*** AVAILABLE DATA ***
int b200mix_buffer_data(b200mix_device *d, uint32_t buffer, uint32_t sample_type, uint32_t channels,
    uint32_t frames, const void *data, size_t bytes)
{
    if(!d) return B200MIX_ERR_INVALID;
    static const size_t sz[] = {1, 2, 4, 4, 8, 1, 1};
    if(buffer >= d->desc.max_buffers || sample_type > B200MIX_FMT_ALAW || channels < 1 || !data)
    { d->error = "buffer_data: bad arguments"; return B200MIX_ERR_INVALID; }
    const size_t need = size_t(frames)*channels*sz[sample_type];
    if(bytes < need) { d->error = "buffer_data: short data"; return B200MIX_ERR_INVALID; }
    CUDA_TRY(d, cudaSetDevice(d->cuda_dev));
    BufferRec &h = d->h_buffers[buffer];
    if(h.data && d->h_bufrefs[buffer])
    { d->error = "buffer_data: the buffer is attached to an active voice (AL_INVALID_OPERATION)"; return B200MIX_ERR_INVALID; }
    if(h.data)
    {
        CUDA_TRY(d, cudaStreamSynchronize(d->stream));
        cudaFree(const_cast<void*>(h.data));
        h = BufferRec{};
    }
    void *p = nullptr;
    CUDA_TRY(d, cudaMalloc(&p, need + 16));
    CUDA_TRY(d, cudaMemcpyAsync(p, data, need, cudaMemcpyHostToDevice, d->stream));
    h.data = p; h.frames = frames; h.type = sample_type; h.channels = channels;
    CUDA_TRY(d, cudaMemcpyAsync(d->d_buffers + buffer, &h, sizeof(BufferRec), cudaMemcpyHostToDevice,
        d->stream));
    return B200MIX_OK;
}

int b200mix_buffer_data_adpcm(b200mix_device *d, uint32_t buffer, uint32_t sample_type,
    uint32_t channels, uint32_t samples_per_block, uint32_t blocks, const void *data, size_t bytes)
{
    if(!d) return B200MIX_ERR_INVALID;
    const bool ms = sample_type == B200MIX_FMT_MSADPCM;
    if((sample_type != B200MIX_FMT_IMA4 && !ms) || channels < 1 || channels > 2 || !data
        || !AdpcmBlockValid(ms, samples_per_block))
    { d->error = "buffer_data_adpcm: bad arguments"; return B200MIX_ERR_INVALID; }
    if(bytes < AdpcmBlockBytes(ms, channels, samples_per_block)*blocks
        || uint64_t(blocks)*samples_per_block > 0x7fffffffull)
    { d->error = "buffer_data_adpcm: short data"; return B200MIX_ERR_INVALID; }
    std::vector<int16_t> pcm(size_t(blocks)*samples_per_block*channels);
    if(ms) DecodeMSADPCM(static_cast<const uint8_t*>(data), channels, samples_per_block, blocks, pcm.data());
    else DecodeIMA4(static_cast<const uint8_t*>(data), channels, samples_per_block, blocks, pcm.data());
    const int rc = b200mix_buffer_data(d, buffer, B200MIX_FMT_I16, channels, blocks*samples_per_block,
        pcm.data(), pcm.size()*sizeof(int16_t));
    if(rc == B200MIX_OK) CUDA_TRY(d, cudaStreamSynchronize(d->stream));
    return rc;
}

int b200mix_buffer_free(b200mix_device *d, uint32_t buffer)
{
    if(!d || buffer >= d->desc.max_buffers) return B200MIX_ERR_INVALID;
    CUDA_TRY(d, cudaSetDevice(d->cuda_dev));
    BufferRec &h = d->h_buffers[buffer];
    if(h.data && d->h_bufrefs[buffer])
    { d->error = "buffer_free: the buffer is attached to an active voice; stop the voice first"; return B200MIX_ERR_INVALID; }
    if(h.data)
    {
        CUDA_TRY(d, cudaStreamSynchronize(d->stream));
        cudaFree(const_cast<void*>(h.data));
        h = BufferRec{};
        CUDA_TRY(d, cudaMemcpyAsync(d->d_buffers + buffer, &h, sizeof(BufferRec),
            cudaMemcpyHostToDevice, d->stream));
    }
    return B200MIX_OK;
}

static int update_stages(b200mix_device *d)
{
    const uint32_t ns = uint32_t(d->h_slots.size());
    if(d->h_target.size() != ns) d->h_target.assign(ns, B200MIX_NO_SLOT);
    std::vector<uint32_t> depth(ns, 0);
    uint32_t maxd = 0; d->any_target = false;
    for(uint32_t sl = 0;sl < ns;++sl)
    {
        uint32_t hops = 0;
        for(uint32_t t = d->h_target[sl];t != B200MIX_NO_SLOT && hops <= ns;t = d->h_target[t]) ++hops;
        depth[sl] = hops;
        if(d->h_slots[sl].type) { maxd = std::max(maxd, hops); if(hops) d->any_target = true; }
    }
    d->num_stages = maxd + 1u;
    for(uint32_t sl = 0;sl < ns;++sl)
    {
        d->h_slots[sl].stage = d->h_slots[sl].type ? maxd - std::min(depth[sl], maxd) : 0u;
        d->h_slots[sl].target = d->h_target[sl];
    }
    if(ns && d->d_slots)
    {
        CUDA_TRY(d, cudaMemcpyAsync(d->d_slots, d->h_slots.data(), ns*sizeof(SlotRec), cudaMemcpyHostToDevice, d->stream));
        CUDA_TRY(d, cudaStreamSynchronize(d->stream));
    }
    if(ns && d->d_efx_views)
    {
        std::vector<EfxSlotView> views(ns, EfxSlotView{nullptr, nullptr, 0u, 0u});
        for(uint32_t sl = 0;sl < ns;++sl)
            if(d->h_slots[sl].type >= B200MIX_EFFECT_ECHO && sl < d->efx.size() && d->efx[sl].used)
                views[sl] = EfxSlotView{d->efx[sl].dev, d->h_slots[sl].lines, d->h_slots[sl].stage, 0u};
        CUDA_TRY(d, cudaMemcpyAsync(d->d_efx_views, views.data(), ns*sizeof(EfxSlotView), cudaMemcpyHostToDevice, d->stream));
        CUDA_TRY(d, cudaStreamSynchronize(d->stream));
    }
    return B200MIX_OK;
}

static void free_slot(b200mix_device *d, uint32_t slot)
{
    cudaStreamSynchronize(d->stream);
    for(void *p : d->slot_allocs[slot]) cudaFree(p);
    d->slot_allocs[slot].clear();
    if(d->h_slots[slot].type) --d->active_slots;
    if(d->h_slots[slot].type == B200MIX_EFFECT_REVERB) --d->reverb_slots;
    if(d->h_slots[slot].type >= B200MIX_EFFECT_ECHO)
    {
        --d->efx_slots;
        if(d->h_slots[slot].type == B200MIX_EFFECT_PSHIFTER) --d->pshift_slots;
        if(slot < d->efx.size()) d->efx[slot] = b200mix_device::EfxHost{};
    }
    if(slot < d->rv.size()) d->rv[slot].used = false;
    d->h_slots[slot] = SlotRec{};
    if(d->d_slots)
    {
        cudaMemcpyAsync(d->d_slots + slot, &d->h_slots[slot], sizeof(SlotRec), cudaMemcpyHostToDevice, d->stream);
        cudaStreamSynchronize(d->stream);
    }
}

int b200mix_slot_disable(b200mix_device *d, uint32_t slot)
{
    if(!d || slot >= d->h_slots.size()) { if(d) d->error = "slot_disable: bad slot"; return B200MIX_ERR_INVALID; }
    CUDA_TRY(d, cudaSetDevice(d->cuda_dev));
    free_slot(d, slot);
    return update_stages(d);
}

int b200mix_slot_convolution(b200mix_device *d, uint32_t slot, uint32_t ir_channels,
    uint32_t ir_frames, const float *ir)
{
    if(!d || slot >= d->h_slots.size() || !ir_channels || ir_channels > 16 || !ir_frames || !ir)
    { if(d) d->error = "slot_convolution: bad arguments (or the device has no sends/slots)"; return B200MIX_ERR_INVALID; }
    CUDA_TRY(d, cudaSetDevice(d->cuda_dev));
    free_slot(d, slot);
    CUDA_TRY(d, cudaFuncSetAttribute(k_conv_mac, cudaFuncAttributeMaxDynamicSharedMemorySize, int(sizeof(ConvMacSmem))));
    SlotRec r{};
    r.type = B200MIX_EFFECT_CONVOLUTION; r.channels = ir_channels; r.frames = ir_frames;
    const uint32_t nseg = std::max<uint32_t>((ir_frames + kConvBlock - 1)/kConvBlock, 2u) - 1u;
    r.segs = nseg;
    auto alloc = [&](auto *&p, size_t count) -> int {
        if(int rc = dev_alloc(d, p, count)) return rc;
        d->slot_allocs[slot].push_back(p);
        return B200MIX_OK;
    };
    if(int rc = alloc(r.H, size_t(ir_channels)*nseg*kConvFft)) return rc;
    if(int rc = alloc(r.X, size_t(nseg + kConvMaxBlocks)*kConvFft)) return rc;
    if(int rc = alloc(r.head, size_t(ir_channels)*kConvBlock)) return rc;
    if(int rc = alloc(r.inbuf, kConvFft)) return rc;
    if(int rc = alloc(r.ov, size_t(ir_channels)*kConvFft)) return rc;
    if(int rc = alloc(r.yspec, size_t(ir_channels)*kConvMaxChunks*kConvMaxBlocks*kConvFft)) return rc;
    if(int rc = alloc(r.lines, size_t(ir_channels)*kLine)) return rc;
    if(int rc = alloc(r.gains, size_t(2)*ir_channels*32)) return rc;
    if(int rc = alloc(r.gtgt, size_t(ir_channels)*32)) return rc;

    std::vector<float> H(size_t(ir_channels)*nseg*kConvFft, 0.0f), head(size_t(ir_channels)*kConvBlock, 0.0f);
    std::vector<double> cs(kConvFft), sn(kConvFft);
    for(int k = 0;k < kConvFft;++k)
    {
        cs[k] = std::cos(2.0*3.14159265358979323846*k/kConvFft);
        sn[k] = std::sin(2.0*3.14159265358979323846*k/kConvFft);
    }
    for(uint32_t c = 0;c < ir_channels;++c)
    {
        const float *h = ir + size_t(c)*ir_frames;
        for(uint32_t k = 0;k < uint32_t(kConvBlock) && k < ir_frames;++k) head[c*kConvBlock + k] = h[k];
        for(uint32_t sg = 0;sg < nseg;++sg)
        {
            const size_t base = size_t(kConvBlock)*(sg + 1);
            float *dst = H.data() + (size_t(c)*nseg + sg)*kConvFft;
            const uint32_t cnt = base < ir_frames ? std::min<uint32_t>(kConvBlock, uint32_t(ir_frames - base)) : 0u;
            for(int bin = 0;bin <= kConvBlock;++bin)
            {
                double re = 0.0, im = 0.0;
                for(uint32_t j = 0;j < cnt;++j)
                {
                    const int ph = int((uint64_t(bin)*j) % kConvFft);
                    re += double(h[base + j])*cs[ph];
                    im -= double(h[base + j])*sn[ph];
                }
                const double sc = 1.0/double(kConvFft);
                if(bin == 0) dst[0] = float(re*sc);
                else if(bin == kConvBlock) dst[1] = float(re*sc);
                else { dst[bin*2] = float(re*sc); dst[bin*2+1] = float(im*sc); }
            }
        }
    }
    CUDA_TRY(d, cudaMemcpyAsync(r.H, H.data(), H.size()*sizeof(float), cudaMemcpyHostToDevice, d->stream));
    CUDA_TRY(d, cudaMemcpyAsync(r.head, head.data(), head.size()*sizeof(float), cudaMemcpyHostToDevice, d->stream));
    d->h_slots[slot] = r;
    CUDA_TRY(d, cudaMemcpyAsync(d->d_slots + slot, &d->h_slots[slot], sizeof(SlotRec), cudaMemcpyHostToDevice, d->stream));
    CUDA_TRY(d, cudaStreamSynchronize(d->stream));
    ++d->active_slots;
    d->dry_active = true;
    return update_stages(d);
}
***
» WHAT THE EXERCISE ASKS
Every line of the records above that contains the word "kConvMaxBlocks" should be counted, and only the total given.

» RESPONSE BELOW
2